Hoch (2:3) für die Nahaufnahme, breit (3:2), sobald du zurückgehst und den Ausschnitt weiter wählst. Im 9:16-Bild ist das hohe Fenster eine schmale Spalte an einer Seite, die die Mitte der Vorschau frei lässt; das breite ist ein flaches Band, in das eine ganze Zeile am Stück passt und das sich aus größerer Entfernung noch entziffern lässt.
Der Text im schwebenden Fenster ist zu klein zum Ablesen – lässt sich das ändern?
Ja. Das Fenster hat eigene Werte für „Textgröße“ und „Seitenränder“, unabhängig vom Prompter im Vollbild. Unter „Aussehen des schwebenden Fensters“ drehst du die Größe hoch und ziehst die Ränder enger, bis das Fenster auf Armlänge lesbar ist – der Schriftgrad, mit dem du im Vollbild geprobt hast, bleibt davon unberührt.

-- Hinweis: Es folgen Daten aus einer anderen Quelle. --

# vccheng2001/DeepVCP-Pointcloud-Registration

Hardware: AMD Instinct MI355X
Metric: pairs/sec (full DeepVCP forward) at N=16384, K=64; rot/trans error vs ref (higher is better)
Workload: dtype f32

## Files before the change

### deepvcp-pointcloud-registration_amd/csrc/knn_tiled.hip

```cpp
#include "common.h"
#include "morton.h"

namespace dvcp {

constexpr int kTile = 16;
constexpr int kMaxTiles = 1024;
constexpr uint32_t kTileIdBits = 0x3FFu;
constexpr int kTiledThreads = 256;
constexpr int kBoxBatch = 1;

struct TiledLayout {
  float4* sorted;
  float4* tbox;
  float4* qsorted;
  uint32_t* qbins;
  uint32_t* qbox;
};

inline int64_t align256(int64_t x) { return (x + 255) & ~int64_t(255); }

inline TiledLayout tiled_layout(void* ws, int B, int M, int Q) {
  const int64_t T = ceil_div(M, kTile);
  char* p = static_cast<char*>(ws);
  TiledLayout L;
// ... 386 lines not shown
          const float dx = c[4 * j] - qx, dy = c[4 * j + 1] - qy, dz = c[4 * j + 2] - qz;
          d2v[j] = (dx * dx + dy * dy) + dz * dz;
          piv[j] = __float_as_uint(c[4 * j + 3]);
          const uint64_t pk = (static_cast<uint64_t>(__float_as_uint(d2v[j])) << 32) | piv[j];
          const bool cand = act & (d2v[j] < __builtin_huge_valf()) & (pk < kkey);
          todo |= __ballot(cand) != 0 ? (1u << j) : 0u;
        }
        while (todo) {
          const int j = __builtin_ctz(todo);
          todo &= todo - 1;
          const float d2 = d2v[j];
          const uint32_t pi = piv[j];
          const uint64_t pk = (static_cast<uint64_t>(__float_as_uint(d2)) << 32) | pi;
          const bool cand = act & (d2 < __builtin_huge_valf()) & (pk < kkey);
          const uint64_t m = __ballot(cand);
          if (m == 0) continue;
          ins |= m;
          const uint64_t pkc = cand ? pk : ~0ull;
          bool lt[KT];
#pragma unroll
          for (int u = 0; u < KT; ++u) lt[u] = pkc < DVCP_KK(u);
#pragma unroll
          for (int u = KT - 1; u > 0; --u) {
            kh[u] = lt[u - 1] ? kh[u - 1] : (lt[u] ? __float_as_uint(d2) : kh[u]);
            kl[u] = lt[u - 1] ? kl[u - 1] : (lt[u] ? pi : kl[u]);
          }
          kh[0] = lt[0] ? __float_as_uint(d2) : kh[0];
          kl[0] = lt[0] ? pi : kl[0];
          kkey = live ? (KT == 1 ? DVCP_KK(0) : DVCP_KK(kq)) : 0ull;
          kth = __uint_as_float(static_cast<uint32_t>(kkey >> 32));
        }
      }
      if (ins != 0) wkth = wave_max_nonneg(kth);
      }
    }
  }
  if (!live) return;
  const int64_t o = (static_cast<int64_t>(b) * Q + q) * k;
#pragma unroll
  for (int t = 0; t < KT; ++t) {
    if (t < k) {
      const bool ok = DVCP_KK(t) != kEmpty;
      const float d2 = __uint_as_float(kh[t]);
      const int i = static_cast<int>(kl[t]);
      if (dist) dist[o + t] = ok ? sqrt_rn(d2) : __builtin_huge_valf();
      if (idx) idx[o + t] = ok ? i : -1;
      if (idx64) idx64[o + t] = ok ? i : -1;
    }
  }
#undef DVCP_KK
}


#ifndef DVCP_KNN_SORD
#define DVCP_KNN_SORD 1
#endif
#ifndef DVCP_KNN_STAGE_OUT
#define DVCP_KNN_STAGE_OUT 2
#endif
constexpr int kSelBufN = 16;
constexpr int kSelSortN = 16;
constexpr int kSordWords = (kMaxTiles + 2) / 3;
#ifndef DVCP_KNN_CHUNK
#define DVCP_KNN_CHUNK 1
#endif
#ifndef DVCP_KNN_SLOAD
#define DVCP_KNN_SLOAD 1
#endif

constexpr double kKeyEmpty = __builtin_bit_cast(double, 0x3FF0000000000000ull | (0x7F800000ull << 14) | 0x3FFFull);
__device__ __forceinline__ double key_pack(float d2, uint32_t index) {
  return __builtin_bit_cast(double, 0x3FF0000000000000ull | (static_cast<uint64_t>(__float_as_uint(d2)) << 14) |
                                        static_cast<uint64_t>(index & 0x3FFFu));
}
__device__ __forceinline__ float key_d2(double kd) {
  return __uint_as_float(static_cast<uint32_t>((__builtin_bit_cast(uint64_t, kd) >> 14) & 0x7FFFFFFFull));
}
__device__ __forceinline__ int key_index(double kd) {
  return static_cast<int>(__builtin_bit_cast(uint64_t, kd) & 0x3FFFull);
}
__device__ __forceinline__ void key_ce_f64(double& a, double& b, bool asc) {
  const double lo = __builtin_fmin(a, b), hi = __builtin_fmax(a, b);
  a = asc ? lo : hi;
  b = asc ? hi : lo;
}

__device__ __forceinline__ void key_ce(uint32_t& ah, uint32_t& al, uint32_t& bh, uint32_t& bl, bool asc) {
  const uint64_t a = (static_cast<uint64_t>(ah) << 32) | al, b = (static_cast<uint64_t>(bh) << 32) | bl;
  const bool sw = asc ? (b < a) : (a < b);
  const uint32_t th = ah, tl = al;
  ah = sw ? bh : ah;
  al = sw ? bl : al;
  bh = sw ? th : bh;
  bl = sw ? tl : bl;
}

template <int R>
__global__ __launch_bounds__(kTiledThreads) __attribute__((amdgpu_waves_per_eu(3))) void knn_sel_query_kernel(const float4* __restrict__ sorted,
                                                                      const float4* __restrict__ tbox,
                                                                      const float4* __restrict__ qsorted, int M,
                                                                      int Q, int k,
                                                                      float* __restrict__ dist,
                                                                      int32_t* __restrict__ idx,
                                                                      int64_t* __restrict__ idx64, int B8) {
  constexpr int KT = 32;
  const int lane = threadIdx.x & 63, wave = threadIdx.x >> 6;
  int b = blockIdx.y, bx = blockIdx.x;
  if ((B8 & 1) != 0) {
    const int lin = static_cast<int>(blockIdx.y * gridDim.x + blockIdx.x);
    const int xo = lin & 7, slot = lin >> 3;
    b = xo + 8 * (slot / static_cast<int>(gridDim.x));
    bx = slot % static_cast<int>(gridDim.x);
  }
  const int T = (M + kTile - 1) / kTile;
  __shared__ uint3 hbox[kMaxTiles];
  __shared__ uint32_t sord[kTiledThreads / kWave][kSordWords];
  __shared__ double sbuf[kTiledThreads / kWave][kSelBufN][kWave];
  __shared__ float4 stile[kTiledThreads / kWave][kTile];
  {
    const float4* tbg = tbox + static_cast<int64_t>(b) * T * 2;
    for (int i = threadIdx.x; i < T; i += kTiledThreads) hbox[i] = pack_hbox(tbg[2 * i], tbg[2 * i + 1]);
    __syncthreads();
  }
  const int sq0 = __builtin_amdgcn_readfirstlane((bx * (kTiledThreads / kWave) + wave) * kWave);
  const int sq = sq0 + lane;
  if (sq0 >= Q) return;
  const bool live = sq < Q;
  const float4 qrow = live ? qsorted[static_cast<int64_t>(b) * Q + sq] : make_float4(0.f, 0.f, 0.f, 0.f);
  const float qx = qrow.x, qy = qrow.y, qz = qrow.z;
  auto out_row = [&]() {
    const int sqn = sq0 + knn_fresh_lane();
    return __float_as_int(qsorted[static_cast<int64_t>(b) * Q + sqn].w);
  };
  float wl[3] = {live ? qx : __builtin_huge_valf(), live ? qy : __builtin_huge_valf(),
                 live ? qz : __builtin_huge_valf()};
  float wh[3] = {live ? qx : -__builtin_huge_valf(), live ? qy : -__builtin_huge_valf(),
                 live ? qz : -__builtin_huge_valf()};
#pragma unroll
  for (int a = 0; a < 3; ++a) {
    wl[a] = __int_as_float(__builtin_amdgcn_readfirstlane(__float_as_int(-wave_max_nonneg_signed(-wl[a]))));
    wh[a] = __int_as_float(__builtin_amdgcn_readfirstlane(__float_as_int(wave_max_nonneg_signed(wh[a]))));
  }
  uint32_t keys[R];
#pragma unroll
  for (int r = 0; r < R; ++r) {
    const int t = r * 64 + lane;
    if (t < T) {
      const float lb = hbox_lb2(hbox[t], wl[0], wl[1], wl[2], wh[0], wh[1], wh[2]);
      keys[r] = (__float_as_uint(lb) & ~kTileIdBits) | static_cast<uint32_t>(t);
    } else {
      keys[r] = 0xFFFFFFFFu;
    }
  }
  wave_bitonic<R>(keys);

  double tk[KT];
#pragma unroll
  for (int t = 0; t < KT; ++t) tk[t] = kKeyEmpty;
  float kth = live ? __builtin_huge_valf() : 0.0f;
  float wkth = wave_max_nonneg(kth);
  int fill = 0;
  double(*mybuf)[kWave] = sbuf[wave];
#ifdef DVCP_KNN_DIAG
  uint64_t dg_t0 = __builtin_readcyclecounter(), dg_merge_clk = 0, dg_skip_clk = 0, dg_prev = 0;
  int dg_kind = -1;
  int dg_scanned = 0, dg_active = 0, dg_merges = 0, dg_appends = 0;
#endif

  auto merge = [&]() {
    const int n = static_cast<int>(wave_umax_i(static_cast<uint32_t>(fill)));
    if (n == 0) return;
#ifdef DVCP_KNN_DIAG
    const uint64_t dg_m0 = __builtin_readcyclecounter();
    ++dg_merges;
#endif
    double bk[kSelSortN];
#pragma unroll
    for (int i = 0; i < kSelSortN; ++i) {
      bk[i] = kKeyEmpty;
      if (i < kSelBufN && i < n) {
        const double e = mybuf[i][lane];
        bk[i] = i < fill ? e : bk[i];
      }
    }
#pragma unroll
    for (int kk = 2; kk <= kSelSortN; kk <<= 1)
#pragma unroll
      for (int j = kk >> 1; j > 0; j >>= 1)
#pragma unroll
        for (int i = 0; i < kSelSortN; ++i) {
          const int l = i ^ j;
          if (l > i) key_ce_f64(bk[i], bk[l], (i & kk) == 0);
        }
#pragma unroll
    for (int i = KT - kSelSortN; i < KT; ++i) tk[i] = __builtin_fmin(tk[i], bk[KT - 1 - i]);
#pragma unroll
    for (int j = KT >> 1; j > 0; j >>= 1)
#pragma unroll
      for (int i = 0; i < KT; ++i) {
        const int l = i ^ j;
        if (l > i) key_ce_f64(tk[i], tk[l], true);
      }
    kth = live ? key_d2(tk[KT - 1]) : 0.0f;
    wkth = wave_max_nonneg(kth);
    fill = 0;
#ifdef DVCP_KNN_DIAG
    dg_merge_clk += __builtin_readcyclecounter() - dg_m0;
// ... 29 lines not shown
#pragma unroll
    for (int j = 0; j < kTile; ++j) {
      c[3 * j] = bc(4 * j);
      c[3 * j + 1] = bc(4 * j + 1);
      c[3 * j + 2] = bc(4 * j + 2);
    }
#endif
    auto d2_of = [&](int j) {
      const float dx = c[3 * j] - qx, dy = c[3 * j + 1] - qy, dz = c[3 * j + 2] - qz;
      return (dx * dx + dy * dy) + dz * dz;
    };
    uint32_t cm = 0;
    const float kf = fminf(kth, __builtin_bit_cast(float, 0x7F7FFFFFu));
#pragma unroll
    for (int j = 0; j < kTile; ++j) cm |= (act && d2_of(j) <= kf) ? (1u << j) : 0u;
    if (wave_umax_i(static_cast<uint32_t>(fill + __popc(cm))) > static_cast<uint32_t>(kSelBufN)) {
      merge();
      const float kf2 = fminf(kth, __builtin_bit_cast(float, 0x7F7FFFFFu));
#pragma unroll
      for (int j = 0; j < kTile; ++j) cm &= d2_of(j) <= kf2 ? ~0u : ~(1u << j);
    }
    if (__ballot(cm != 0) != 0) {
#if DVCP_KNN_SLOAD
      reinterpret_cast<float*>(stile[wave])[lane] = P[static_cast<int64_t>(t) * (4 * kTile) + lane];
#else
      reinterpret_cast<float*>(stile[wave])[lane] = v_cur;
#endif
      __builtin_amdgcn_wave_barrier();
      uint32_t my = cm;
      while (__ballot(my != 0) != 0) {
        if (my != 0) {
          const int j = __builtin_ctz(my);
          my &= my - 1;
#ifdef DVCP_KNN_DIAG
          ++dg_appends;
#endif
          const float4 pt = stile[wave][j];
          const float dx = pt.x - qx, dy = pt.y - qy, dz = pt.z - qz;
          mybuf[fill][lane] = key_pack((dx * dx + dy * dy) + dz * dz, __float_as_uint(pt.w));
          ++fill;
        }
      }
      __builtin_amdgcn_wave_barrier();
    }
  };
  auto visit = [&](uint32_t key) {
    const int t = static_cast<int>(key & kTileIdBits);
    const float lbq = hbox_lb2(hbox[t], qx, qy, qz, qx, qy, qz);
    float v = 0.0f;
    if (__ballot(live & (lbq <= kth)) != 0) v = P[static_cast<int64_t>(t) * (4 * kTile) + lane];
    visit_loaded(key, lbq, v);
  };

#if DVCP_KNN_CHUNK
  constexpr int kKnnSub = 4, kSubLanes = kWave / kKnnSub;
  float gl[3] = {wl[0], wl[1], wl[2]}, gh[3] = {wh[0], wh[1], wh[2]};
  {
    float a[3] = {live ? qx : __builtin_huge_valf(), live ? qy : __builtin_huge_valf(),
                  live ? qz : __builtin_huge_valf()};
    float z[3] = {live ? qx : -__builtin_huge_valf(), live ? qy : -__builtin_huge_valf(),
                  live ? qz : -__builtin_huge_valf()};
#pragma unroll
    for (int ax = 0; ax < 3; ++ax)
#pragma unroll
      for (int off = kSubLanes / 2; off > 0; off >>= 1) {
        a[ax] = fminf(a[ax], __shfl_xor(a[ax], off, kWave));
        z[ax] = fmaxf(z[ax], __shfl_xor(z[ax], off, kWave));
      }
#pragma unroll
    for (int ax = 0; ax < 3; ++ax) {
      gl[ax] = a[ax];
      gh[ax] = z[ax];
    }
  }
  __shared__ float4 sgbox[kTiledThreads / kWave][kKnnSub][2];
  if ((lane & (kSubLanes - 1)) == 0) {
    sgbox[wave][lane / kSubLanes][0] = make_float4(gl[0], gl[1], gl[2], 0.0f);
    sgbox[wave][lane / kSubLanes][1] = make_float4(gh[0], gh[1], gh[2], 0.0f);
  }
#if DVCP_KNN_SORD
  for (int i = lane; i < kSordWords; i += kWave) sord[wave][i] = 0u;
  __builtin_amdgcn_wave_barrier();
#pragma unroll
  for (int r = 0; r < R; ++r) {
    const int p = r * 64 + lane;
    if (p < T) atomicOr(&sord[wave][p / 3], (keys[r] & kTileIdBits) << (10 * (p % 3)));
  }
  __builtin_amdgcn_wave_barrier();
#endif
  bool stop = false;
#pragma unroll 1
  for (int base = 0; base < T && !stop; base += kWave) {
    const bool inr = base + lane < T;
#if DVCP_KNN_SORD
    const int pos = base + lane;
    const int tt = inr ? static_cast<int>((sord[wave][pos / 3] >> (10 * (pos % 3))) & kTileIdBits) : 0;
    const uint3 hb = hbox[tt];
    const uint32_t mykey = inr ? (__float_as_uint(hbox_lb2(hb, wl[0], wl[1], wl[2], wh[0], wh[1], wh[2])) &
                                  ~kTileIdBits) | static_cast<uint32_t>(tt)
                               : 0xFFFFFFFFu;
#else
    const uint32_t mykey = keys[base >> 6];
    const int tt = inr ? static_cast<int>(mykey & kTileIdBits) : 0;
    const uint3 hb = hbox[tt < T ? tt : 0];
#endif
    const float klb = __uint_as_float(mykey & ~kTileIdBits);
    const uint64_t over = __ballot(!inr || klb > wkth);
    const int lim = over ? __builtin_ctzll(over) : kWave;
    float gk = kth;
#pragma unroll
    for (int off = kSubLanes / 2; off > 0; off >>= 1) gk = fmaxf(gk, __shfl_xor(gk, off, kWave));
    float gks[kKnnSub];
#pragma unroll
    for (int g = 0; g < kKnnSub; ++g) gks[g] = __int_as_float(__builtin_amdgcn_readlane(__float_as_int(gk), g * kSubLanes));
    const float blx = half_lo(hb.x), bly = half_hi(hb.x), blz = half_lo(hb.y);
    const float bhx = half_hi(hb.y), bhy = half_lo(hb.z), bhz = half_hi(hb.z);
    bool pass = false;
#pragma unroll
    for (int g = 0; g < kKnnSub; ++g) {
      const float4 lo = sgbox[wave][g][0], hi = sgbox[wave][g][1];
      pass |= box_box_lb2(lo.x, lo.y, lo.z, hi.x, hi.y, hi.z, blx, bly, blz, bhx, bhy, bhz) <= gks[g];
    }
    uint64_t cand = __ballot(pass && inr) & (lim >= kWave ? ~0ull : ((1ull << lim) - 1ull));
    if (lim < kWave) stop = true;
    while (cand) {
      const int i = __builtin_ctzll(cand);
      cand &= cand - 1ull;
      const uint32_t key = static_cast<uint32_t>(__builtin_amdgcn_readlane(static_cast<int>(mykey), i));
      if (__uint_as_float(key & ~kTileIdBits) > wkth) {
        stop = true;
        break;
      }
      visit(key);
    }
  }
#else
  uint32_t key_next = T > 0 ? static_cast<uint32_t>(__builtin_amdgcn_readlane(static_cast<int>(keys[0]), 0)) : 0u;
#pragma unroll 1
  for (int pos = 0; pos < T; ++pos) {
#ifdef DVCP_KNN_DIAG
    {
      const uint64_t now = __builtin_readcyclecounter();
      if (dg_kind == 0) dg_skip_clk += now - dg_prev;
      dg_prev = now;
      dg_kind = 0;
    }
#endif
    const uint32_t key = key_next;
    if (pos + 1 < T)
      key_next = static_cast<uint32_t>(__builtin_amdgcn_readlane(static_cast<int>(keys[(pos + 1) >> 6]), (pos + 1) & 63));
    if (__uint_as_float(key & ~kTileIdBits) > wkth) break;
    visit(key);
  }
#endif
  merge();
#ifdef DVCP_KNN_DIAG
  const uint64_t dg_total = __builtin_readcyclecounter() - dg_t0;
  uint32_t app_sum = static_cast<uint32_t>(dg_appends);
  for (int off = 32; off > 0; off >>= 1) app_sum += __shfl_xor(app_sum, off, kWave);
#endif
#ifndef DVCP_KNN_DIAG
  if constexpr (DVCP_KNN_STAGE_OUT == 2) {
    if (dist && idx && !idx64 && k == KT) {
      if (!live) return;
      const int qo = out_row();
      float4* dr = reinterpret_cast<float4*>(dist + (static_cast<int64_t>(b) * Q + qo) * 32);
      int4* ir = reinterpret_cast<int4*>(idx + (static_cast<int64_t>(b) * Q + qo) * 32);
#pragma unroll
      for (int v = 0; v < KT / 4; ++v) {
        float dv[4];
        int iv[4];
#pragma unroll
        for (int e = 0; e < 4; ++e) {
          const double kv = tk[4 * v + e];
          const bool ok = kv != kKeyEmpty;
          dv[e] = ok ? sqrt_rn(key_d2(kv)) : __builtin_huge_valf();
          iv[e] = ok ? key_index(kv) : -1;
        }
        dr[v] = make_float4(dv[0], dv[1], dv[2], dv[3]);
        ir[v] = make_int4(iv[0], iv[1], iv[2], iv[3]);
      }
      return;
    }
  }
  if constexpr (DVCP_KNN_STAGE_OUT == 1) {
    if (dist && idx && !idx64 && k == KT) {
      const int qo = live ? out_row() : -1;
      float* stage = reinterpret_cast<float*>(sbuf[wave]);
#pragma unroll
      for (int part = 0; part < 2; ++part) {
#pragma unroll
        for (int half = 0; half < 2; ++half) {
          if ((lane >> 5) == half) {
#pragma unroll
            for (int t = 0; t < KT; ++t) {
              const bool ok = tk[t] != kKeyEmpty;
              const float v = part == 0 ? (ok ? sqrt_rn(key_d2(tk[t])) : __builtin_huge_valf())
                                        : __int_as_float(ok ? key_index(tk[t]) : -1);
              stage[(lane & 31) * 33 + t] = v;
            }
          }
          __builtin_amdgcn_wave_barrier();
          __builtin_amdgcn_fence(__ATOMIC_ACQ_REL, "wavefront");
#pragma unroll
          for (int it = 0; it < 4; ++it) {
            const int row = it * 8 + (lane >> 3), piece = lane & 7;
            const int rq = __shfl(qo, half * 32 + row, kWave);
            const float* sr = stage + row * 33 + 4 * piece;
            const float4 v = make_float4(sr[0], sr[1], sr[2], sr[3]);
            if (rq >= 0) {
              float* dst = part == 0 ? dist : reinterpret_cast<float*>(idx);
              reinterpret_cast<float4*>(dst + (static_cast<int64_t>(b) * Q + rq) * 32)[piece] = v;
            }
          }
          __builtin_amdgcn_wave_barrier();
          __builtin_amdgcn_fence(__ATOMIC_ACQ_REL, "wavefront");
        }
      }
      return;
    }
  }
#endif
  if (!live) return;
  const int qo = out_row();
  const int64_t o = (static_cast<int64_t>(b) * Q + qo) * k;
#ifdef DVCP_KNN_DIAG
  if (lane == 0 && dist && k == 32) {
    dist[o + 0] = static_cast<float>(dg_scanned);
    dist[o + 1] = static_cast<float>(dg_active);
    dist[o + 2] = static_cast<float>(dg_merges);
    dist[o + 3] = static_cast<float>(app_sum);
    dist[o + 4] = static_cast<float>(dg_total);
    dist[o + 5] = static_cast<float>(dg_merge_clk);
    dist[o + 6] = static_cast<float>(dg_skip_clk);
    dist[o + 31] = -12345.0f;
    return;
  }
#endif
#pragma unroll
  for (int t = 0; t < KT; ++t) {
    if (t < k) {
      const bool ok = tk[t] != kKeyEmpty;
      const float d2 = key_d2(tk[t]);
      const int i = key_index(tk[t]);
      if (dist) dist[o + t] = ok ? sqrt_rn(d2) : __builtin_huge_valf();
      if (idx) idx[o + t] = ok ? i : -1;
      if (idx64) idx64[o + t] = ok ? i : -1;
    }
  }
}

}
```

Kann ich das schwebende Fenster antippen, um den Text anzuhalten?
Nein, das schwebende Fenster nimmt keine Berührungen an – das ist eine Einschränkung von iOS. Genau deshalb gibt es die „Sprachbefehle“: Pause, weiter und der Sprung zwischen Sätzen, gesprochen, in zehn Sprachen, Deutsch darunter. Die Lautstärketasten springen ebenfalls einen Satz vor oder zurück, sind aber als experimentell markiert und funktionieren nicht in Kamera-Apps, weil dort der Auslöser auf ihnen liegt.